Task instructions: Write out every entry below word for word, leaving nothing out.

──────── Material supplied

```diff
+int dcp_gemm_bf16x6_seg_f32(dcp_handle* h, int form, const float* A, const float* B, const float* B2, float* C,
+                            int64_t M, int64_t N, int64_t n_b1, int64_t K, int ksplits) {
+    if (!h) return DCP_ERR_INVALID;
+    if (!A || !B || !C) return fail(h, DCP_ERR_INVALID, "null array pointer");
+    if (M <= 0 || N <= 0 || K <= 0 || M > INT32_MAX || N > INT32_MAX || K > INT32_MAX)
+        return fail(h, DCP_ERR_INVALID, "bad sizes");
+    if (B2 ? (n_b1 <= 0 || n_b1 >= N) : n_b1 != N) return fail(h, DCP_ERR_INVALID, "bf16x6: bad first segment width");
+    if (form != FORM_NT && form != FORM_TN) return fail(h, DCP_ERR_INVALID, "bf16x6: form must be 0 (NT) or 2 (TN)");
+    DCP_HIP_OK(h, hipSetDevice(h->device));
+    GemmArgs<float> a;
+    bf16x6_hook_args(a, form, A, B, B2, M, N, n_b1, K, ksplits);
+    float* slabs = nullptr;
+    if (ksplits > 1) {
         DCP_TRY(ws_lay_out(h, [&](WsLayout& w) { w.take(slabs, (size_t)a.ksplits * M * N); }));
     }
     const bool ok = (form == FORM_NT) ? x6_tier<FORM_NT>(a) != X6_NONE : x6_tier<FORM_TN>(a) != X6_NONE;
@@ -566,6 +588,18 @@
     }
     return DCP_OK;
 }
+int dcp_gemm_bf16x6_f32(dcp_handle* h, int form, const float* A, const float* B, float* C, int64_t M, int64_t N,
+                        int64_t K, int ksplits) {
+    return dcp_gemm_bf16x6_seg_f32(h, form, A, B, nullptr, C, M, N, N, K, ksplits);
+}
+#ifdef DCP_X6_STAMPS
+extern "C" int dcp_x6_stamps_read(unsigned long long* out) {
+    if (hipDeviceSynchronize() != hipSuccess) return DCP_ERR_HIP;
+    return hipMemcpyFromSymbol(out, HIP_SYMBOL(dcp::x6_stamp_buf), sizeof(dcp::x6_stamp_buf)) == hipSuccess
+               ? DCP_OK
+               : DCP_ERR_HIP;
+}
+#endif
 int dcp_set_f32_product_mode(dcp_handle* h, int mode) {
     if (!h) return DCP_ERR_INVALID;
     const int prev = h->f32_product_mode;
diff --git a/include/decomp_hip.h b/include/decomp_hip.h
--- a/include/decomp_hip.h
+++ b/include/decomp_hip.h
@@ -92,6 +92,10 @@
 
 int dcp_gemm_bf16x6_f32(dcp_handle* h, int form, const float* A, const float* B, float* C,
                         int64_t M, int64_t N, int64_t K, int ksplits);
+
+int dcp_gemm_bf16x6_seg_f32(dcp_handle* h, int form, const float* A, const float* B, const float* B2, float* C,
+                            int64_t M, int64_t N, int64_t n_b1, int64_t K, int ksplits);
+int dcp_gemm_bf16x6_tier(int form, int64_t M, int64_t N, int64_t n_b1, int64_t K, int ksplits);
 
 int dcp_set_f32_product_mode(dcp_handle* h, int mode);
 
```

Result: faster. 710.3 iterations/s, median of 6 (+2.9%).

────────────────

Solution to the problem:
```diff
+int dcp_gemm_bf16x6_seg_f32(dcp_handle* h, int form, const float* A, const float* B, const float* B2, float* C,
+                            int64_t M, int64_t N, int64_t n_b1, int64_t K, int ksplits) {
+    if (!h) return DCP_ERR_INVALID;
+    if (!A || !B || !C) return fail(h, DCP_ERR_INVALID, "null array pointer");
+    if (M <= 0 || N <= 0 || K <= 0 || M > INT32_MAX || N > INT32_MAX || K > INT32_MAX)
+        return fail(h, DCP_ERR_INVALID, "bad sizes");
+    if (B2 ? (n_b1 <= 0 || n_b1 >= N) : n_b1 != N) return fail(h, DCP_ERR_INVALID, "bf16x6: bad first segment width");
+    if (form != FORM_NT && form != FORM_TN) return fail(h, DCP_ERR_INVALID, "bf16x6: form must be 0 (NT) or 2 (TN)");
+    DCP_HIP_OK(h, hipSetDevice(h->device));
+    GemmArgs<float> a;
+    bf16x6_hook_args(a, form, A, B, B2, M, N, n_b1, K, ksplits);
+    float* slabs = nullptr;
+    if (ksplits > 1) {
         DCP_TRY(ws_lay_out(h, [&](WsLayout& w) { w.take(slabs, (size_t)a.ksplits * M * N); }));
     }
     const bool ok = (form == FORM_NT) ? x6_tier<FORM_NT>(a) != X6_NONE : x6_tier<FORM_TN>(a) != X6_NONE;
@@ -566,6 +588,18 @@
     }
     return DCP_OK;
 }
+int dcp_gemm_bf16x6_f32(dcp_handle* h, int form, const float* A, const float* B, float* C, int64_t M, int64_t N,
+                        int64_t K, int ksplits) {
+    return dcp_gemm_bf16x6_seg_f32(h, form, A, B, nullptr, C, M, N, N, K, ksplits);
+}
+#ifdef DCP_X6_STAMPS
+extern "C" int dcp_x6_stamps_read(unsigned long long* out) {
+    if (hipDeviceSynchronize() != hipSuccess) return DCP_ERR_HIP;
+    return hipMemcpyFromSymbol(out, HIP_SYMBOL(dcp::x6_stamp_buf), sizeof(dcp::x6_stamp_buf)) == hipSuccess
+               ? DCP_OK
+               : DCP_ERR_HIP;
+}
+#endif
 int dcp_set_f32_product_mode(dcp_handle* h, int mode) {
     if (!h) return DCP_ERR_INVALID;
     const int prev = h->f32_product_mode;
diff --git a/include/decomp_hip.h b/include/decomp_hip.h
--- a/include/decomp_hip.h
+++ b/include/decomp_hip.h
@@ -92,6 +92,10 @@
 
 int dcp_gemm_bf16x6_f32(dcp_handle* h, int form, const float* A, const float* B, float* C,
                         int64_t M, int64_t N, int64_t K, int ksplits);
+
+int dcp_gemm_bf16x6_seg_f32(dcp_handle* h, int form, const float* A, const float* B, const float* B2, float* C,
+                            int64_t M, int64_t N, int64_t n_b1, int64_t K, int ksplits);
+int dcp_gemm_bf16x6_tier(int form, int64_t M, int64_t N, int64_t n_b1, int64_t K, int ksplits);
 
 int dcp_set_f32_product_mode(dcp_handle* h, int mode);
 
```

Result: faster. 710.3 iterations/s, median of 6 (+2.9%).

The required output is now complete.